For the people who are asking about the dTheta and dz part: In a solid sphere, we could think about the slices as "small cylinders". When taking slices, you have to have some ignorance about the smaller parts of the volume. In the case of small cylinders, most of the volume would be in the center and the small inconsistencies would be on the ends. So we could ignore the ends and focus on the inner part. This is done by thinking about the cylinders by their centers, that is, the points on the z-axis. In a hollow sphere, however, we cannot think about the slices as small cylinders. Because now, most of the volume is actually on the ends. So a cylinder would not be able to approximate the volume enough. So now we can look at the slices as angle differences. This time, the inconsistency will be at the angle curvature. But you can prove, by the squeeze theorem, that it is ignorable. Hope this helps.
I would be called a NERD at 18 years of age if I said that this Video is so Enriching and Insightful. BUT, at 66 years of age.. I find your videos to be an Adventure and Exploration in the search for Truth and the Laws of Nature... as if it was Scaling Mount Everest and reaching the Top!!.. very well done Michel!!.. The ease with which you present these solutions is nothing less than PURE TALENT... thank you! (ps, I am not saying that 18 year olds are nerds for appreciating science and proofs.. but you know how kids can be... :) )
Of course my husband would probably have been called a nerd at 8. One of our son's friend's gave him a t-shrit that said, "I make nerd look good!" (I guess it hereditary.) It is people like you and my husband that make "nerd" look good!
wow, I just truly enjoy going back over these Videos from years past.. :) ... this video so clearly explains the logic from beginning to end... What a great catalog of Lectures Michel !... I wonder how many DVDs would be required to record all your videos.. wow..... Thanks for your talent at teaching ...

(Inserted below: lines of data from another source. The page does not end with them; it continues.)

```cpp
static int forward_raw_pair_impl(const TraseRastSettings* const s[2], const TraseRastRawInputs* const raw[2], const TraseRastOutputs* const out[2],
                                 const TraseRastWorkspace* const ws[2], void* pair_ws, hipStream_t stream) {
  const int P = raw[0]->P;
  TRASE_CHECK(hipSetDevice(s[0]->device));
  const size_t n = 2 * (size_t)P;
  PairSortWs pw; pair_ws_layout(pair_ws, P, pw);
  const SortBufs& cs = pw.sort;
  uint32_t* const n_word = pw.n_word;
  launch_fill_u32(n_word, (uint32_t)n, stream);
  GeomBuf g[2];
  PreBuf t[2];
  for (int v = 0; v < 2; ++v) {
    LaunchCtx c{stream, s[v]->debug, s[v]->variant};
    geom_layout(ws[v]->geom, P, g[v]);
    pre_layout(ws[v]->pre, P, t[v]);
    const int rc = launch_preprocess_fwd_raw(c, *s[v], *raw[v], out[v]->radii, g[v], cs.keys[0] + (size_t)v * P, false,
                                             v ? 0x80000000u : 0u, v ? 0xffffffffu : 0x7fffffffu);
    if (rc) return rc;
  }
  LaunchCtx c0{stream, s[0]->debug, s[0]->variant};
  int idx = 0;
  int rc = radix_sort_pairs(c0, cs, n_word, (uint32_t)n, 0, 32, true, &idx, 8, 0);
  if (rc) return rc;
  if (idx != 0) { set_error("internal: pair depth sort ended in buffer %d", idx); return TRASE_ERR_INVALID; }
  launch_split_pair_ids(c0, cs.vals[0], P, t[0].sort.vals[0], t[1].sort.vals[0]);
  for (int v = 0; v < 2; ++v) {
    LaunchCtx c{stream, s[v]->debug, s[v]->variant};
    rc = launch_scan_tiles(c, g[v], t[v].sort.vals[0], P, t[v], 0xffffffffu, out[v]->radii, (s[v]->image_width + TILE - 1) / TILE,
                           (s[v]->image_height + TILE - 1) / TILE, list_pack_bits(s[v], P));
    if (rc) return rc;
    rc = trase_rast_render_raw(s[v], raw[v], out[v], ws[v], (trase_stream_t)stream);
    if (rc) return rc;
  }
  return TRASE_OK;
}

int trase_rast_forward_raw_pair(const TraseRastSettings* s0, const TraseRastRawInputs* raw0, const TraseRastOutputs* out0,
                                const TraseRastWorkspace* ws0, const TraseRastSettings* s1, const TraseRastRawInputs* raw1,
                                const TraseRastOutputs* out1, const TraseRastWorkspace* ws1, void* pair_ws, size_t pair_bytes,
                                trase_stream_t stream) {
  if (!s0 || !raw0 || !out0 || !ws0 || !s1 || !raw1 || !out1 || !ws1) { set_error("null argument"); return TRASE_ERR_INVALID; }
  const TraseRastSettings* s[2] = {s0, s1};
  const TraseRastRawInputs* raw[2] = {raw0, raw1};
  const TraseRastOutputs* out[2] = {out0, out1};
  const TraseRastWorkspace* ws[2] = {ws0, ws1};
  for (int v = 0; v < 2; ++v) {
    int rc = validate_raw(s[v], raw[v]);
    if (rc) return rc;
    if (raw[v]->P > 0 && !out[v]->radii) { set_error("radii output required"); return TRASE_ERR_INVALID; }
    const TraseRastInputs in = raw_as_inputs(raw[v]);
    rc = check_ws(&in, s[v], ws[v], WS_GEOM | WS_PRE);
    if (rc) return rc;
    if (strip_mode(s[v])) { set_error("trase_rast_forward_raw_pair: tile-row strips are rendered one view at a time"); return TRASE_ERR_UNSUPPORTED; }
  }
  if (raw0->P != raw1->P || s0->device != s1->device) { set_error("trase_rast_forward_raw_pair: both views render the same P Gaussians on one device"); return TRASE_ERR_INVALID; }
  if (raw0->P == 0) {
    int rc = trase_rast_forward_raw(s0, raw0, out0, ws0, stream);
    return rc ? rc : trase_rast_forward_raw(s1, raw1, out1, ws1, stream);
  }
  if (!pair_ws || pair_bytes < pair_ws_bytes(raw0->P)) { set_error("trase_rast_forward_raw_pair: pair workspace too small"); return TRASE_ERR_WORKSPACE; }
  struct { const void* p; size_t b; } extra = {pair_ws, pair_bytes};
  return run_maybe_graphed(5, {{s0, sizeof(*s0)}, {raw0, sizeof(*raw0)}, {out0, sizeof(*out0)}, {ws0, sizeof(*ws0)}, {s1, sizeof(*s1)},
                               {raw1, sizeof(*raw1)}, {out1, sizeof(*out1)}, {ws1, sizeof(*ws1)}, {&extra, sizeof(extra)}},
                           s0->debug | s1->debug, s0->device, (hipStream_t)stream, raw0->P,
                           [&](hipStream_t st) { return forward_raw_pair_impl(s, raw, out, ws, pair_ws, st); });
}

int trase_rast_render_raw(const TraseRastSettings* s, const TraseRastRawInputs* raw, const TraseRastOutputs* out,
                          const TraseRastWorkspace* ws, trase_stream_t stream) {
  int rc = validate_raw(s, raw);
  if (rc) return rc;
  TraseRastInputs in = raw_as_inputs(raw);
  static const float dummy = 0.f;
  in.means3D = &dummy; in.opacities = &dummy; in.shs = &dummy; in.scales = &dummy; in.rotations = &dummy;
  if (in.F > 0 && !in.sh_objs) { set_error("featn required"); return TRASE_ERR_INVALID; }
  return trase_rast_render(s, &in, out, ws, stream);
}

static int backward_raw_phases(const TraseRastSettings* s, const TraseRastRawInputs* raw, const TraseRastOutputs* out,
                               const TraseRastWorkspace* ws, const TraseRastRawGrads* gr, trase_stream_t stream_, int phase,
                               int p_begin, int p_end) {
  int rc = validate_raw(s, raw);
  if (rc) return rc;
  if (!gr || !out || (raw->P > 0 && !out->radii)) { set_error("null grads/outputs"); return TRASE_ERR_INVALID; }
  TraseRastInputs in = raw_as_inputs(raw);
  rc = check_ws(&in, s, ws, WS_GEOM | WS_PRE | WS_BIN | WS_IMG);
  if (rc) return rc;
  if (!ws->tmp || ws->tmp_bytes < bwd_tmp_bytes(in.P, in.F, ws->capacity)) { set_error("backward tmp workspace too small"); return TRASE_ERR_WORKSPACE; }
  if (s->variant & TRASE_VARIANT_FORWARD_ONLY) {
    set_error("backward on a forward that ran with TRASE_VARIANT_FORWARD_ONLY: its backward-only state was never stored"); return TRASE_ERR_INVALID;
  }
  const bool ranged = p_begin >= 0;
  if (ranged && (p_begin % 64 != 0 || p_end > raw->P || p_end < p_begin || (p_end != raw->P && p_end % 64 != 0))) {
    set_error("backward_raw_gaussians: [%d, %d) must start on a multiple of 64 and end on one or at P = %d", p_begin, p_end, raw->P);
    return TRASE_ERR_INVALID;
  }
  hipStream_t stream = (hipStream_t)stream_;
  TRASE_CHECK(hipSetDevice(s->device));
  LaunchCtx c{stream, s->debug, s->variant};
  const int gx = (s->image_width + SUB - 1) / SUB, gy = (s->image_height + SUB - 1) / SUB;
  GeomBuf g; geom_layout(ws->geom, in.P, g);
  BinBuf b; bin_layout(ws->bin, ws->capacity, gx * gy, b);
  ImgBuf im; img_layout(ws->img, s->image_width, s->image_height, im);
  PreBuf pre; pre_layout(ws->pre, in.P, pre);
  BwdBuf bw; bwd_layout(ws->tmp, in.P, in.F, ws->capacity, bw);
  if (in.P == 0) return TRASE_OK;
  TraseRastGrads g2;
  memset(&g2, 0, sizeof(g2));
  g2.dL_dimage = gr->dL_dimage; g2.dL_dfeats = gr->dL_dfeats;
  g2.dL_ddepth = (s->variant & TRASE_VARIANT_DEPTH_GRAD) ? gr->dL_ddepth : nullptr;
  float* d_feats = gr->dL_dgaussian_features;
  const bool no_feat_cotangent = !g2.dL_dfeats;
  if (no_feat_cotangent) {
    in.F = 0;
    d_feats = nullptr;
  }
  const bool sparse = strip_mode(s) && !ranged && (s->variant & TRASE_VARIANT_SPARSE_STRIP_GRADS) != 0;
  if (phase & 1) {
    if (no_feat_cotangent && gr->dL_dgaussian_features && raw->F > 0 && !sparse)
      launch_zero_bytes(gr->dL_dgaussian_features, sizeof(float) * (size_t)raw->F * raw->P, stream);
    if ((in.F == 32 || in.F == 0) && !valu_backward(s)) {
      rc = launch_render_bwd_hw(c, *s, in, g, b, im, g2, bw.rows, bw.row_flags, bw.flags_bytes, out->depth);
    } else {
      launch_zero_bytes(bw.row_flags, (size_t)ws->capacity, stream);
      rc = launch_render_bwd_gs(c, *s, in, g, b, im, g2, bw.rows, bw.row_flags, out->depth);
    }
    if (rc) return rc;
  }
  if (phase & 2) {
    const int live_only = (strip_mode(s) && !ranged) ? 1 : 0;
    rc = launch_reduce_rows(c, g, pre, in.P, in.F, bw.rows, bw.row_flags, bw.acc, d_feats, raw->gaussian_features, raw->norm_features,
                            ranged ? p_begin : -1, ranged ? p_end : -1, live_only);
    if (rc) return rc;
    rc = launch_preprocess_bwd_raw(c, *s, *raw, out->radii, g, bw.acc, *gr, ranged ? p_begin : 0, ranged ? p_end : raw->P,
                                   (live_only && d_feats && !sparse) ? 1 : 0, sparse ? pre.live_ids : nullptr);
// ... 118 lines not shown
```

@@MichelvanBiezen LOL... Wife.... so true !!.. Occasionally I will post a link to one of your videos on my FB page. Just to serve as a Bookmark so I can get back to that video.. IT's interesting to hear some of the comments I get from my Friends as they wonder what's WRONG with me !!.. lol. because they think Science and Math are so Long ago.... Some people do Crossword Puzzles, some do Jigsaw puzzles... my Puzzles are Math and Physics problems.. :) .. and now I get to ponder the physics of HURRICANES as the season is upon us....
To everyone asking why it is Rd(\theta), remember that it is a hollow sphere. Plus arc length formula says s = r(\theta), so in this case, s = height, r*(\theta) = R*(d\theta)
Why isn't the height dz for starters? How do you know to set the height to dTheta? So frustrated as I tried this out before watching the video and my integral ends up being cos^4(theta) not cos^3(theta). The math all makes perfect sense when I watch you write it all out, I'm just lacking the insight in the setup.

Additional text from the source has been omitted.